Goal of the exercise ->
How many lines in the records below contain "unroll"? Reply with the number only.

Material to process ->
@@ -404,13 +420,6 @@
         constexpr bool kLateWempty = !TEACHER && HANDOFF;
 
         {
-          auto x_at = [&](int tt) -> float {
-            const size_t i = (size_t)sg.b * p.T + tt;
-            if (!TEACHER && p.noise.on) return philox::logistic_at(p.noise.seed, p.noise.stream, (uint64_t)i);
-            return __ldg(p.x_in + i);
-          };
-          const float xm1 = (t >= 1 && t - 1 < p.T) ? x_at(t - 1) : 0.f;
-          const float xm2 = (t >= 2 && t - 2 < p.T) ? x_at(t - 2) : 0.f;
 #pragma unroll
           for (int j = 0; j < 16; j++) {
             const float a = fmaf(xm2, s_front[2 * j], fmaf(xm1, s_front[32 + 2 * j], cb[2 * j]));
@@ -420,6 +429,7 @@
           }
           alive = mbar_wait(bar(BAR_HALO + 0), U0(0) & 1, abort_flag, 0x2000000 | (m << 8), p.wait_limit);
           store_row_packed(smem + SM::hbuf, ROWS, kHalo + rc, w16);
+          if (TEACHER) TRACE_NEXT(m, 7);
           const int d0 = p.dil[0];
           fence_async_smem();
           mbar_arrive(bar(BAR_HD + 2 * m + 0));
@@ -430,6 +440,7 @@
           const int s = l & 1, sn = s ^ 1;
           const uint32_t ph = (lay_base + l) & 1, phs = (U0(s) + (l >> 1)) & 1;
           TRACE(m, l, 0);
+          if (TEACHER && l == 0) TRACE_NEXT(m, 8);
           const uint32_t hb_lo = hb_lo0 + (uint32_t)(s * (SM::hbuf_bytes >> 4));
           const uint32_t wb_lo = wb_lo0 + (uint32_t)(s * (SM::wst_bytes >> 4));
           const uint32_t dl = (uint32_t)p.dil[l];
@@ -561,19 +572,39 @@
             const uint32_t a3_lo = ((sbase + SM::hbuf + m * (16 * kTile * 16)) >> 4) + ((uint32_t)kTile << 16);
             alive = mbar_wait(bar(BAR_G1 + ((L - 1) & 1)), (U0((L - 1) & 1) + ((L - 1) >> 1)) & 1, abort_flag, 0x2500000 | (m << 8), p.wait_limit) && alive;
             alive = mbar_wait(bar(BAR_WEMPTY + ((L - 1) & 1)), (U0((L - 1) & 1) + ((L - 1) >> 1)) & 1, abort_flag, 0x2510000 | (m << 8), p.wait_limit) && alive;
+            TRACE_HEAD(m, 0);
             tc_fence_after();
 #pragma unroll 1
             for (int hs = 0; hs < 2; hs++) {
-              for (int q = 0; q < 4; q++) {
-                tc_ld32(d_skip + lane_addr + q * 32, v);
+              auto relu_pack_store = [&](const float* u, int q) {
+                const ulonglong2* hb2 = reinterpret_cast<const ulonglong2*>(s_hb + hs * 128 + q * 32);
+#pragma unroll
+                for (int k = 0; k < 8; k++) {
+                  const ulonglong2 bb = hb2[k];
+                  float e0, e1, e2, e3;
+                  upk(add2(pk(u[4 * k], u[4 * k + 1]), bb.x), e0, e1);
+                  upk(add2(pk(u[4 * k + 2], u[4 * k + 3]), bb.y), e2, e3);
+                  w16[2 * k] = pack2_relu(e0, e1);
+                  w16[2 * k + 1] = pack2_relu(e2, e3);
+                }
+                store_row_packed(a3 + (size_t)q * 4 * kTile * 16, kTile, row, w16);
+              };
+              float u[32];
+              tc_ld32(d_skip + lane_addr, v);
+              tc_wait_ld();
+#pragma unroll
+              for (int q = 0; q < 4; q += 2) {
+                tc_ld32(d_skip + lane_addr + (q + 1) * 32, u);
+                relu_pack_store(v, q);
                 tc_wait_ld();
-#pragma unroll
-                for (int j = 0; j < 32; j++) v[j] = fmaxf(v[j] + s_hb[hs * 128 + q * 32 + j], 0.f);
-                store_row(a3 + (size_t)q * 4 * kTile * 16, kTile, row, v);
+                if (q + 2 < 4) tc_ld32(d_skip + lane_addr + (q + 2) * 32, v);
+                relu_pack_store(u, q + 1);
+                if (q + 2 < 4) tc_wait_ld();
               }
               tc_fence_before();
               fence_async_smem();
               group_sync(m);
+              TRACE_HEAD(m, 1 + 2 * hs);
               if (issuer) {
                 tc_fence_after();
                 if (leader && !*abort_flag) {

...

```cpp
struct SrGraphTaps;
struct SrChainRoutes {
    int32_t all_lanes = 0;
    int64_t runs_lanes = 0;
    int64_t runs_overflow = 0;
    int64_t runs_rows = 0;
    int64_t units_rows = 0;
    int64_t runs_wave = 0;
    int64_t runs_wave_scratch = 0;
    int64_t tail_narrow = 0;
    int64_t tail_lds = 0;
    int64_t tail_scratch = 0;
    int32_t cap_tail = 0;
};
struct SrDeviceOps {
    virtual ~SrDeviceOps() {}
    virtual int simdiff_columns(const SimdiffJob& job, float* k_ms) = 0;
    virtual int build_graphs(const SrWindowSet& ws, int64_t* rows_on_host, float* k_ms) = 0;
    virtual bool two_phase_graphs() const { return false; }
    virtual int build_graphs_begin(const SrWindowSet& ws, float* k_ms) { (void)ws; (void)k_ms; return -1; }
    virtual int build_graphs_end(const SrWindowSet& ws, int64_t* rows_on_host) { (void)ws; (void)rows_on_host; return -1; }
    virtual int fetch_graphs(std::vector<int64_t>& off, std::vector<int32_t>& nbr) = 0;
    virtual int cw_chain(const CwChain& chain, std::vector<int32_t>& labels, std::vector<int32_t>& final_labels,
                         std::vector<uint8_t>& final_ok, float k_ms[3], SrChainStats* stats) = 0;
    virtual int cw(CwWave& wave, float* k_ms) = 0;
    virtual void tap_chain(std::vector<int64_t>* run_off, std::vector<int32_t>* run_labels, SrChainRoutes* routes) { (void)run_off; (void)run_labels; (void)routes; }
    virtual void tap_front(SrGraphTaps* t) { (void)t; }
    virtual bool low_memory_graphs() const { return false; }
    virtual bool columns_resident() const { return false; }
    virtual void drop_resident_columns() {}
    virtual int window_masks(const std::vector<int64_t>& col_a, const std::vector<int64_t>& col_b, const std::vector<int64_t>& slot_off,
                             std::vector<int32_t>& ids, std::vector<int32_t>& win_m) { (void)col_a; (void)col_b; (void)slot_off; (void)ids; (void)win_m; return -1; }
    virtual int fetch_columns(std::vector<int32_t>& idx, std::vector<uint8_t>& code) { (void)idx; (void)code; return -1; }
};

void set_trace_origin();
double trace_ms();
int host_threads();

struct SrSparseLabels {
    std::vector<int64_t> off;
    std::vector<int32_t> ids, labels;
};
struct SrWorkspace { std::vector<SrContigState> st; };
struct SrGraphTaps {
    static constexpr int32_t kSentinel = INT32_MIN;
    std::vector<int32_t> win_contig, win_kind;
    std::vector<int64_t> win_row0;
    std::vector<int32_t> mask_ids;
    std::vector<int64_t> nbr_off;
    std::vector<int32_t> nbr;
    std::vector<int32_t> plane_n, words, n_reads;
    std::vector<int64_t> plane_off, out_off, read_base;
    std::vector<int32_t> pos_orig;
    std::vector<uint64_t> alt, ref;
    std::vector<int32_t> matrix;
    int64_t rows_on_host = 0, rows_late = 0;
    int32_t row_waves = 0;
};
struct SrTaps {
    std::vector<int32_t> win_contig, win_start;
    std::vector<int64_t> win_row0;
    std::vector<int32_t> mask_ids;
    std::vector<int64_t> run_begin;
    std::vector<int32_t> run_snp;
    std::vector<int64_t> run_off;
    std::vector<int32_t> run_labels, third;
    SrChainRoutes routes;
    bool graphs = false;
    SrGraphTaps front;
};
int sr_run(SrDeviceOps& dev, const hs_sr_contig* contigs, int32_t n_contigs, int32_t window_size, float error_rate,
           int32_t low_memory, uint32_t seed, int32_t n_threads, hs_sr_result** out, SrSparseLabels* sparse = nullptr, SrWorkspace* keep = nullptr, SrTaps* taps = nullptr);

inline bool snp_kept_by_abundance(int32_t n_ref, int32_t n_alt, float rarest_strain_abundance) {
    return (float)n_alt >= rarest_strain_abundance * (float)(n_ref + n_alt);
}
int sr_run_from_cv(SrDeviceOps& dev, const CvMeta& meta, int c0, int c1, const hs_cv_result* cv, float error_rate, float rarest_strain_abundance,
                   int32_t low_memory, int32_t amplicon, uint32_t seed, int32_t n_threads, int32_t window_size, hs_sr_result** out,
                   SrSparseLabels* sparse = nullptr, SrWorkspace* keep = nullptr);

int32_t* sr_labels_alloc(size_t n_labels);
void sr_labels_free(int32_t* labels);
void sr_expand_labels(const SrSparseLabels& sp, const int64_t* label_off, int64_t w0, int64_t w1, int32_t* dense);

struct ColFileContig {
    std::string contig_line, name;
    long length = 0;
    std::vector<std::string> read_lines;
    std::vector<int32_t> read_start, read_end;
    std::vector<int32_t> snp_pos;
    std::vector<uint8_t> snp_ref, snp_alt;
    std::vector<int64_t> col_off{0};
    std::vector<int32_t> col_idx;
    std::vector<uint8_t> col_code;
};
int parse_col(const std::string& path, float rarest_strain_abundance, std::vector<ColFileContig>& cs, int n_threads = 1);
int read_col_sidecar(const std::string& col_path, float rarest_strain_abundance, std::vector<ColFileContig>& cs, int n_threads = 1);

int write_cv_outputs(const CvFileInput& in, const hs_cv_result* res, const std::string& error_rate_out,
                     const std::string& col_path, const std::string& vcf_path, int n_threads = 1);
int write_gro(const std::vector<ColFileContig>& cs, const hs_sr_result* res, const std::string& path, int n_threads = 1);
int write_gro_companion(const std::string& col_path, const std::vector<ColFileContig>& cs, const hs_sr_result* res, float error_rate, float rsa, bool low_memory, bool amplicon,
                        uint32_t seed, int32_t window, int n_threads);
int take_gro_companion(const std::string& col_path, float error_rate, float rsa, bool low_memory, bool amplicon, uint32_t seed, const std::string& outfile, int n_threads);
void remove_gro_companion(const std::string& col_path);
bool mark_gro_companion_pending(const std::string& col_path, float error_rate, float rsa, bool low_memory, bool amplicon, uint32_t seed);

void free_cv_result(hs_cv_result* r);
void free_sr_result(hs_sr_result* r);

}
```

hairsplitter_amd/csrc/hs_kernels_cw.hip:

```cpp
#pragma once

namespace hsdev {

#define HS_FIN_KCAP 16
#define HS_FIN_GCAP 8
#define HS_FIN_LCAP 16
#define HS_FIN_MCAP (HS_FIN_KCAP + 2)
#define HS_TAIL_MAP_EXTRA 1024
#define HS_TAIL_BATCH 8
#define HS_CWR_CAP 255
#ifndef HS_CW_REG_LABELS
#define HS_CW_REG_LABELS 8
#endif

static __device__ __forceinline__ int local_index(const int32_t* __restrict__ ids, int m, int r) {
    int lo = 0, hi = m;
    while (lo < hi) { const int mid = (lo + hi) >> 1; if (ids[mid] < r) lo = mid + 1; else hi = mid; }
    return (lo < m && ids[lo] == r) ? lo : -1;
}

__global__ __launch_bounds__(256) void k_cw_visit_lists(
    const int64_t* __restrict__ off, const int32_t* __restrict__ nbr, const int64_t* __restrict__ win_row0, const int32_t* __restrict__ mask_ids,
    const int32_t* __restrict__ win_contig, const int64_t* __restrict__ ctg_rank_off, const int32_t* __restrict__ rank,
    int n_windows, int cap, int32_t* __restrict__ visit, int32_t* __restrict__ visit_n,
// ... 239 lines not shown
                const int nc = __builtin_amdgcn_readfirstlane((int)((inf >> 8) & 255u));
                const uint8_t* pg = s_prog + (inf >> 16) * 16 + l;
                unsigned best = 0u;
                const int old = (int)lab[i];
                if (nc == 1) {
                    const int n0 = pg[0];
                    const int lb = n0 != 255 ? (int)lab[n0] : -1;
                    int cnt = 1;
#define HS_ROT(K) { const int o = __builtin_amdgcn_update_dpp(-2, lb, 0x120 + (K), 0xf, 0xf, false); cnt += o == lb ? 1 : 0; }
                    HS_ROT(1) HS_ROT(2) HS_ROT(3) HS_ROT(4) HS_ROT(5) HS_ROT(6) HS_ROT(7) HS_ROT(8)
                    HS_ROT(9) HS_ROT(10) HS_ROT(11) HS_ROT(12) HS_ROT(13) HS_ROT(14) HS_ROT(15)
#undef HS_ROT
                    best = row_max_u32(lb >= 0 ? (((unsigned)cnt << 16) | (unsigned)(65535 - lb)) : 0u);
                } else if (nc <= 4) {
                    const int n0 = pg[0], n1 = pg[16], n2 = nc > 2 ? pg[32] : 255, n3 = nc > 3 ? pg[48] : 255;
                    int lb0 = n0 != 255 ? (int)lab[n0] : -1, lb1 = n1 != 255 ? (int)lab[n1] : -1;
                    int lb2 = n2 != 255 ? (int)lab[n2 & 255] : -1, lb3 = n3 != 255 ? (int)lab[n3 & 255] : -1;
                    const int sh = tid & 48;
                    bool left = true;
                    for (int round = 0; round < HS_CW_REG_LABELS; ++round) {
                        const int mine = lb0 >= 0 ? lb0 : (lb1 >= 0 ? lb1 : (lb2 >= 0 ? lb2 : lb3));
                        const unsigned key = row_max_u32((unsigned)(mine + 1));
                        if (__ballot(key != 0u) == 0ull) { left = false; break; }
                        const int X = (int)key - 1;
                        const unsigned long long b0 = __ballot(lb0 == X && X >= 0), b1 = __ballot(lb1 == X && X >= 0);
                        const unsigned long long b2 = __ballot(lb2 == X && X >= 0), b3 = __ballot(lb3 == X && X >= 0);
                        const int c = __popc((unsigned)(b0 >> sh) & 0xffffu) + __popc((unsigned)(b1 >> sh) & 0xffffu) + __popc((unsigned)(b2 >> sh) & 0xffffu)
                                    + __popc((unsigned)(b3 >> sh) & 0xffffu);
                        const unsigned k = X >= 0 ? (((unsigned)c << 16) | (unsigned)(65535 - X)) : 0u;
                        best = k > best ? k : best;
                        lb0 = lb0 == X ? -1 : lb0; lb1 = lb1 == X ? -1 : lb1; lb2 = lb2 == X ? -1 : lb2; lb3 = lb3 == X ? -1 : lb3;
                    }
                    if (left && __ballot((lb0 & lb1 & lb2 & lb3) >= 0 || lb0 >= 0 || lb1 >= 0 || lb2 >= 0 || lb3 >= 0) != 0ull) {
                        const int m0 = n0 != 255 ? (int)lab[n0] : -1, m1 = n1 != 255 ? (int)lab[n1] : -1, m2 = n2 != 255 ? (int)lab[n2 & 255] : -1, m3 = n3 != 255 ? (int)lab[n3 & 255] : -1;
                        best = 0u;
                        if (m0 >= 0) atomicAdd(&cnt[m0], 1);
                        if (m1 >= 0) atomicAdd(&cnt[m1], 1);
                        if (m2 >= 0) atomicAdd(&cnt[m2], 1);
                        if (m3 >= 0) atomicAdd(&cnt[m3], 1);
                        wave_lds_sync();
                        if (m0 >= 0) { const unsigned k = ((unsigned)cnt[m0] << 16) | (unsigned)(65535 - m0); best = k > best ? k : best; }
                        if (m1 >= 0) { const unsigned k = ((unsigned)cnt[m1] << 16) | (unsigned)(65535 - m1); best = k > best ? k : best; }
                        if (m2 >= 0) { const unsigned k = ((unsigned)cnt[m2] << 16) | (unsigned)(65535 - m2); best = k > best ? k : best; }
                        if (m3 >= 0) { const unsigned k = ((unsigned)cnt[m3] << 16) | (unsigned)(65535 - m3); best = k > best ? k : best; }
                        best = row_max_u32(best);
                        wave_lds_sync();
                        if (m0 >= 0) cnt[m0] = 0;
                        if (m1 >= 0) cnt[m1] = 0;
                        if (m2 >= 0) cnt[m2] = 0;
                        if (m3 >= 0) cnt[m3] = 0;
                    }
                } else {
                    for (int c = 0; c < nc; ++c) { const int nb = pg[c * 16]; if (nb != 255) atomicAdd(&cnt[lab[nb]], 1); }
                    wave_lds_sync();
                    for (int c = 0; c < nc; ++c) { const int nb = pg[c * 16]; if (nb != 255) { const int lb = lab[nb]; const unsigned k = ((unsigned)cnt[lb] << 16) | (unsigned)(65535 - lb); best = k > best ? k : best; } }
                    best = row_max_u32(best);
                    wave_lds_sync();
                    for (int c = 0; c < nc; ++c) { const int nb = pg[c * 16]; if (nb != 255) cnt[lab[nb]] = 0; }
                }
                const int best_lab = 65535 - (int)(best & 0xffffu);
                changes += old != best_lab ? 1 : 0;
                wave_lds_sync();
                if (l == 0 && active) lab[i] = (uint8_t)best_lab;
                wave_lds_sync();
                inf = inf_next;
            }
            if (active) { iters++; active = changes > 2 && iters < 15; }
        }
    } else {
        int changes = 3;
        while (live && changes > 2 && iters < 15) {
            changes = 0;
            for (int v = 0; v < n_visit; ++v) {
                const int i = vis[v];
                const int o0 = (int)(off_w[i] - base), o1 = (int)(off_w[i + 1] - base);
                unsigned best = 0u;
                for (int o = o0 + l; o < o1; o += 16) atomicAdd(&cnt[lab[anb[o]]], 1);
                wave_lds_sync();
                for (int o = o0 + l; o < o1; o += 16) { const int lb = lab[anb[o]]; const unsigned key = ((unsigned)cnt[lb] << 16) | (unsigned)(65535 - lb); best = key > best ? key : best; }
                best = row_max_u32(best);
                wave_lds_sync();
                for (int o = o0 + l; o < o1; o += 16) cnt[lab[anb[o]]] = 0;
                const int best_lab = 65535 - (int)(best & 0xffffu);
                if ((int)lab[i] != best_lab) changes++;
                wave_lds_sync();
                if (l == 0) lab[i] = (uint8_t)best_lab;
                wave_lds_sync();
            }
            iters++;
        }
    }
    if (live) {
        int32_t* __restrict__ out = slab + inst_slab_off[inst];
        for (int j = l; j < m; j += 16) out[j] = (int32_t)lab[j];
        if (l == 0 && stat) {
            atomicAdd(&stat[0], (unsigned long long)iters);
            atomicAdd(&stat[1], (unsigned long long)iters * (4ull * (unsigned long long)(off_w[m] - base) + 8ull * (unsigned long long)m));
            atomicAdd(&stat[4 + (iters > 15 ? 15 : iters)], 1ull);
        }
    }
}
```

Reply to the task ->
5